Futbolun ve fanatikliğin bir zamanlar zirvesinde olan İngiltere'de sahalarda
tel örgüleri kaldırdılar bildiğim kadarıyla birçok stat da. Biz neden
yapmayalım bunu. Ayrıca kötü tezahüratı da bir şekilde önlemenin yolları vardır
mutlaka. Koyarsınız stadın her tarafına kameralar ve sahaya bir şey atanı,
hakeme ana avrat küfredeni ömrü billahi bir daha maçlara almazsınız olur biter.
Öyle salaklar var ki hakeme kızıp cep telefonunu atıyor sahaya...
''Ölmeye ölmeye geldik'' diye bir tezahüratı benim aklım ve mantığım kabul
etmiyor. İnsanların uğruna feda edebilecekleri canları varsa o can ya vatan
için ya da din için olabilir ancak. Bileklerini kessen kanı sarı kırmızı
akarmış yok efendim siyah beyaz akarmış ya da bordo mavi akarmış. Dangalak,
denemesi bedava, kes de gör bakalım. Kanın rengi her yerde kırmızıdır...
Diğer spor dallarından basketbol ve voleybol seyircisi futbola nazaran daha
kültürlü ve daha olgun görünüyor. Ben hiç bir voleybol maçında ya da basketbol
maçında seyirciden ölmeye geldik diye bir tezahürat duymadım şimdiye kadar ya
da bir basketbol maçına döner bıçağı ile girene de hiç rastlamadım dersem
yanlış konuşmamış olurum.
Bu ülkede artık spor müsabakalarında taraftarlar hangi takımdan olursa olsun,
ister Fener bahçeli, ister Galatasaraylı, isterse Beşiktaşlı veya herhangi bir
takımdan karışık oturabilmeliler tribünlerde. Herkes birbirine saygı göstermeyi
ve tahammül edebilmeyi öğrenmelidir. Bu fanatiklik böyle sürüp gidemez. Toplumu
o Fenerbahçeli bu Cimbomlu bir diğeri bilmem hangi takımdan diye kamplara
bölmenin bir anlamı yok.
Spor dostluk ve kardeşliktir. Her zaman içinde böyle kalmalıdır.
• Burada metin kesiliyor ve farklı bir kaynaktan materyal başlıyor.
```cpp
std::vector<at::Tensor> bn_act_bwd(const at::Tensor& gy, const c10::optional<at::Tensor>& gy2_opt,
                                   const at::Tensor& x, const c10::optional<at::Tensor>& weight,
                                   const c10::optional<at::Tensor>& bias, const at::Tensor& mean,
                                   const at::Tensor& invstd, const at::Tensor& y, bool act, bool has_res,
                                   bool training, const c10::optional<at::Tensor>& relu_bits) {
  check_nhwc(x, "bn_act_bwd");
  c10::hip::HIPGuard guard(x.device().index());
  at::Tensor g = gy.contiguous(cl_fmt(x));
  if (g.scalar_type() != x.scalar_type()) g = g.to(x.scalar_type());
  at::Tensor g2;
  if (gy2_opt.has_value() && gy2_opt->defined()) {
    g2 = gy2_opt->contiguous(cl_fmt(x));
    if (g2.scalar_type() != x.scalar_type()) g2 = g2.to(x.scalar_type());
    if (!has_res) {
      g = g + g2;
      g2 = at::Tensor();
    }
  }
  const int64_t C = x.size(1);
  const int64_t M = x.numel() / C;
  auto fopt = x.options().dtype(at::kFloat);
  at::Tensor dx = at::empty_like(x, cl_fmt(x));
  at::Tensor gres = has_res ? at::empty_like(x, cl_fmt(x)) : at::Tensor();
  const bool has_w = weight.has_value() && weight->defined();
  at::Tensor w = has_w ? weight->to(at::kFloat).contiguous() : at::Tensor();
  const bool has_bias = bias.has_value() && bias->defined();
  at::Tensor bf = has_bias ? bias->to(at::kFloat).contiguous() : at::Tensor();
  at::Tensor dw = at::empty({C}, fopt);
  at::Tensor db = at::empty({C}, fopt);
  at::Tensor acc = zeroed_floats(2 * C, x, stream_of(x));
  kern::bn_backward(bn_dtype(x), g.data_ptr(), g2.defined() ? g2.data_ptr() : nullptr, y.data_ptr(), x.data_ptr(),
                    M, static_cast<int>(C),
                    has_w ? w.data_ptr<float>() : nullptr, bf.defined() ? bf.data_ptr<float>() : nullptr,
                    mean.data_ptr<float>(), invstd.data_ptr<float>(), act,
                    has_res, has_res ? gres.data_ptr() : nullptr, dx.data_ptr(), dw.data_ptr<float>(),
                    db.data_ptr<float>(), acc.data_ptr<float>(), training,
                    relu_bits.has_value() && relu_bits->defined() && relu_bits->numel() == M * C / 8
                        ? relu_bits->data_ptr<uint8_t>()
                        : nullptr,
                    stream_of(x));
  at::Tensor dweight = has_w ? dw.to(weight->scalar_type()) : at::Tensor();
  const bool has_b = bias.has_value() && bias->defined();
  at::Tensor dbias = has_b ? db.to(bias->scalar_type()) : at::Tensor();
  return {dx, dweight, dbias, gres};
}
// ... 391 lines not shown
  m.def("bn_supported", [](int64_t C) { return kern::bn_supported(static_cast<int>(C)); });
  m.def("layer_norm_supported", &layer_norm_supported);
  m.def("linear_dgrad_gelu", &linear_dgrad_gelu, pybind11::arg("gy"), pybind11::arg("w2t"), pybind11::arg("h"),
        pybind11::arg("tanh_approx"), pybind11::arg("accumulate_into") = pybind11::none(),
        pybind11::arg("pp") = false);
  m.def("layer_norm_fwd", &layer_norm_fwd, pybind11::arg("x"), pybind11::arg("weight"), pybind11::arg("bias"),
        pybind11::arg("eps"), pybind11::arg("out_dtype") = pybind11::none(), pybind11::arg("branch") = pybind11::none(),
        pybind11::arg("p") = 0.0, pybind11::arg("seed") = 0, pybind11::arg("offset_dev") = pybind11::none());
  m.def("layer_norm_bwd", &layer_norm_bwd, pybind11::arg("dy"), pybind11::arg("x"), pybind11::arg("weight"),
        pybind11::arg("bias"), pybind11::arg("mean"), pybind11::arg("rstd"),
        pybind11::arg("accumulate_into") = pybind11::none(), pybind11::arg("grad_residual") = pybind11::none(),
        pybind11::arg("dy2") = pybind11::none(), pybind11::arg("drop_p") = 0.0, pybind11::arg("drop_seed") = 0,
        pybind11::arg("drop_offset_dev") = pybind11::none(), pybind11::arg("branch_grad") = false);
  m.def("cross_entropy_fwd", &cross_entropy_fwd, pybind11::arg("logits"), pybind11::arg("target"),
        pybind11::arg("ignore_index"), pybind11::arg("label_smoothing"), pybind11::arg("n_valid") = -1);
  m.def("log_softmax_fwd", &log_softmax_fwd, pybind11::arg("x"), pybind11::arg("out_dtype") = pybind11::none());
  m.def("log_softmax_bwd", &log_softmax_bwd);
  m.def("cross_entropy_bwd", &cross_entropy_bwd, pybind11::arg("logits"), pybind11::arg("target"),
        pybind11::arg("lse"), pybind11::arg("dloss"), pybind11::arg("ignore_index"), pybind11::arg("label_smoothing"),
        pybind11::arg("n_valid") = -1, pybind11::arg("inplace") = false);
  m.def("bn_act_fwd", &bn_act_fwd, "fused NHWC BatchNorm(+residual)(+ReLU) forward", pybind11::arg("x"),
        pybind11::arg("weight"), pybind11::arg("bias"), pybind11::arg("running_mean"), pybind11::arg("running_var"),
        pybind11::arg("residual"), pybind11::arg("training"), pybind11::arg("momentum"), pybind11::arg("eps"),
        pybind11::arg("act"), pybind11::arg("num_batches_tracked") = pybind11::none(),
        pybind11::arg("stats") = pybind11::none());
  m.def("bn_stats_coef", &bn_stats_coef, "training BN statistics + folded scale/shift (no apply)",
        pybind11::arg("x"), pybind11::arg("weight"), pybind11::arg("bias"), pybind11::arg("running_mean"),
        pybind11::arg("running_var"), pybind11::arg("momentum"), pybind11::arg("eps"),
        pybind11::arg("num_batches_tracked") = pybind11::none(), pybind11::arg("sums") = pybind11::none());
  m.def("conv1x1_supported", &conv1x1_supported);
  m.def("conv1x1_fwd", &conv1x1_fwd, "NHWC 1x1 conv as an MFMA GEMM (+BN-apply prologue, +BN-stats epilogue)",
        pybind11::arg("x"), pybind11::arg("w"), pybind11::arg("scale") = pybind11::none(),
        pybind11::arg("shift") = pybind11::none(), pybind11::arg("relu") = false, pybind11::arg("stats") = false);
  m.def("conv1x1_dgrad", &conv1x1_dgrad, pybind11::arg("gy"), pybind11::arg("wt"));
  m.def("conv1x1_fwd_res", &conv1x1_fwd_res, "block boundary: conv1x1(relu(x*scale+shift+res), w) with y and its "
        "ReLU mask stored by the GEMM's prologue", py::arg("x"), py::arg("w"), py::arg("scale"), py::arg("shift"),
        py::arg("res"), py::arg("stats") = true);
  m.def("lm_head_xent_fwd", &lm_head_xent_fwd,
        "LM head GEMM with the cross-entropy's softmax partials in its epilogue -> (logits, loss, lse)",
        py::arg("x"), py::arg("w"), py::arg("target"), py::arg("ignore_index"), py::arg("V"));
  m.def("gemm_pp", &gemm_pp, "x·wᵀ (+bias) (+gelu) on the 8-wave ping-pong 256x256 MFMA GEMM", py::arg("x"),
        py::arg("w"), py::arg("bias") = py::none(), py::arg("gelu") = 0);
  m.def("linear_fwd", &linear_fwd, "Linear forward on the MFMA GEMM: bias (+ GELU tanh/erf) in the epilogue",
        pybind11::arg("x"), pybind11::arg("w"), pybind11::arg("b"), pybind11::arg("gelu") = 0);
  m.def("attn_ok", &attn_ok);
  m.def("embedding_small_bwd", &embedding_small_bwd, "gw += per-index row sums (embedding tables of <= 8 rows)",
        pybind11::arg("idx"), pybind11::arg("g"), pybind11::arg("gw"));
  m.def("colsum", &colsum, "fp32 column sums of a bf16 [.., N] tensor (bias gradient)", pybind11::arg("x"),
        pybind11::arg("accumulate_into") = pybind11::none());
  m.def("colsum_multi", &colsum_multi, "colsum over 1-4 bf16 row segments in one launch", pybind11::arg("xs"),
        pybind11::arg("accumulate_into") = pybind11::none());
  m.def("gelu_fwd", &gelu_fwd, "bf16 GELU forward (erf or tanh form)", pybind11::arg("h"),
        pybind11::arg("tanh_approx"));
  m.def("gelu_bwd", &gelu_bwd, "bf16 GELU backward (+ fused bias-gradient column sums)", pybind11::arg("gy"),
        pybind11::arg("h"), pybind11::arg("tanh_approx"), pybind11::arg("bias_grad"),
        pybind11::arg("accumulate_into") = pybind11::none());
  m.def("flash_attn_fwd", &flash_attn_fwd, "MFMA flash attention forward (head dim 64)", pybind11::arg("q"),
        pybind11::arg("k"), pybind11::arg("v"), pybind11::arg("heads"), pybind11::arg("causal"),
        pybind11::arg("p_drop"), pybind11::arg("seed"), pybind11::arg("keep_bits") = true,
        pybind11::arg("key_mask") = pybind11::none());
  m.def("flash_attn_bwd", &flash_attn_bwd, "MFMA flash attention backward into dq/dk/dv", pybind11::arg("dout"),
        pybind11::arg("q"), pybind11::arg("k"), pybind11::arg("v"), pybind11::arg("o"), pybind11::arg("lse"),
        pybind11::arg("keep"), pybind11::arg("heads"), pybind11::arg("causal"), pybind11::arg("p_drop"),
        pybind11::arg("seed"), pybind11::arg("dq"), pybind11::arg("dk"), pybind11::arg("dv"),
        pybind11::arg("key_mask") = pybind11::none());
  m.def("attn_pack_key_mask", &attn_pack_key_mask,
        "bool [B, T] key-padding mask -> packed int64 [B, 1 + T/64] for flash_attn_fwd / flash_attn_bwd",
        pybind11::arg("mask"));
  m.def("conv_fwd", &conv_fwd, "kxk NHWC conv forward (implicit-GEMM MFMA) [+ output BN sums]", pybind11::arg("x"),
        pybind11::arg("wt"), pybind11::arg("kh"), pybind11::arg("kw"), pybind11::arg("stride"), pybind11::arg("pad"),
        pybind11::arg("stats") = false);
  m.def("conv1x1_dgrad_bnred", &conv1x1_dgrad_bnred, "1x1 data gradient + BN/ReLU backward reduction epilogue");
  m.def("conv_dgrad_bnred", &conv_dgrad_bnred, "stride-1 kxk data gradient + BN/ReLU backward reduction epilogue");
  m.def("conv1x1_dgrad_resred", &conv1x1_dgrad_resred,
        "1x1 data gradient + residual BN(+RBN)/ReLU backward reduction epilogue -> (g, acc, acc2)",
        pybind11::arg("gy"), pybind11::arg("wt"), pybind11::arg("x"), pybind11::arg("gy2"), pybind11::arg("mean"),
        pybind11::arg("bits"), pybind11::arg("x2") = pybind11::none(), pybind11::arg("mean2") = pybind11::none());
  m.def("bn_bwd_apply_g", &bn_bwd_apply_g, "BN training backward apply from a masked gradient + its reduction");
  m.def("conv3_bwd_fused", &conv3_bwd_fused,
        "bottleneck conv3 backward with BN3's backward apply as its prologue -> (dy2, acc2, dz3)");
  m.def("conv3_bwd_mode", [](int64_t M, int64_t w) { return kern::conv3_bwd_mode(M, static_cast<int>(w)); },
        "0: conv3's backward of this shape stays unfused; 1: conv3_bwd_fused");
  m.def("bn_dparams", &bn_dparams, "(dweight, dbias) of a training BN from its backward reduction");
  m.def("bn_bwd_apply2_g", &bn_bwd_apply2_g,
        "both BNs of relu(bn(x) + bn2(x2)) backward from the shared masked gradient in one pass");
  m.def("bn_act_bwd_apply", &bn_act_bwd_apply, "BN/ReLU training backward apply from a precomputed reduction");
  m.def("bn_resbn_act_fwd", &bn_resbn_act_fwd, "training relu(bn(x) + bn2(x2)), both BNs fused (downsample block)");
  m.def("bn_resbn_act_bwd", &bn_resbn_act_bwd, "backward of bn_resbn_act_fwd");
  m.def("conv1x1_s2_dgrad", &conv1x1_s2_dgrad, "stride-2 1x1 conv data gradient (GEMM + scattering epilogue)");
  m.def("conv_dgrad_s2_multi", &conv_dgrad_s2_multi,
        "3x3 stride-2 pad-1 conv data gradient: four parity classes in one implicit-GEMM launch");
  m.def("conv_dgrad_s2", &conv_dgrad_s2, "stride-2 kxk conv data gradient as four parity-class implicit GEMMs");
  m.def("conv_wgrad", &conv_wgrad, "kxk NHWC conv weight gradient (implicit-GEMM MFMA, fp32 out)",
        pybind11::arg("gy"), pybind11::arg("x"), pybind11::arg("kh"), pybind11::arg("kw"), pybind11::arg("stride"),
        pybind11::arg("pad"));
  m.def("weight_bf16_t", &weight_bf16_t, "fp32 weight -> (bf16 [R,C], bf16 transposed [C,R]) in one launch");
  m.def("conv_weight_bf16", &conv_weight_bf16, "kxk weight -> (bf16 fwd [Co][kh][kw][Ci], bf16 flipped [Ci][kh][kw][Co])");
  m.def("weight_prep_plan", &weight_prep_plan,
        "conv / Linear weights -> (device table, tiles, bf16 fwd views, bf16 dgrad views), one view pair per group "
        "(a group of Linear weights is packed along its rows)",
        py::arg("weights"), py::arg("groups") = std::vector<int64_t>{}, py::arg("pad_rows") = std::vector<int64_t>{});
  m.def("weight_prep_run", &weight_prep_run, py::arg("table"), py::arg("tiles"));
  m.def("conv1x1_wgrad", &conv1x1_wgrad, pybind11::arg("gy"), pybind11::arg("x"),
        pybind11::arg("scale") = pybind11::none(), pybind11::arg("shift") = pybind11::none(),
        pybind11::arg("relu") = false, pybind11::arg("accumulate_into") = pybind11::none(),
        pybind11::arg("out_rows") = -1, pybind11::arg("slots") = 0);
  m.def("conv1x1_wgrad_multi", &conv1x1_wgrad_multi,
        "dW = sum over 1-4 (gy, x) row segments (gradient-accumulation micro-steps) in one wgrad launch",
        pybind11::arg("gys"), pybind11::arg("xs"), pybind11::arg("accumulate_into") = pybind11::none(),
        pybind11::arg("out_rows") = -1);
  m.def("bn_act_bwd", &bn_act_bwd, "fused NHWC BatchNorm(+residual)(+ReLU) backward", pybind11::arg("gy"),
        pybind11::arg("gy2"), pybind11::arg("x"), pybind11::arg("weight"), pybind11::arg("bias"),
        pybind11::arg("mean"), pybind11::arg("invstd"), pybind11::arg("y"), pybind11::arg("act"),
        pybind11::arg("has_res"), pybind11::arg("training"), pybind11::arg("relu_bits") = pybind11::none());
}

}
}
```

Bizim
ülkemizde ki kadar hakem kararlarına itiraz eden sporcular acaba başka ülke de
var mı diye düşünmüşümdür hep? Yabancı maçları da izliyorum çoğu zaman, adam
elleri arkasında kırmızı kartı yiyince dönüp çıkıyor sakin sakin. Doğrusu da
budur zaten. Hakemin düdük çalıp da karar verdikten sonra o kararını
değiştirdiği bir olay yoktur ya da varsa bile tüm futbol tarihinde bir ya da
iki tane istisnai durumdur. Dileyelim ki fanatiklik aramızda ki sevgi ve saygı
bağlarını azaltmasın. Hepinize en derin sevgi ve saygılar...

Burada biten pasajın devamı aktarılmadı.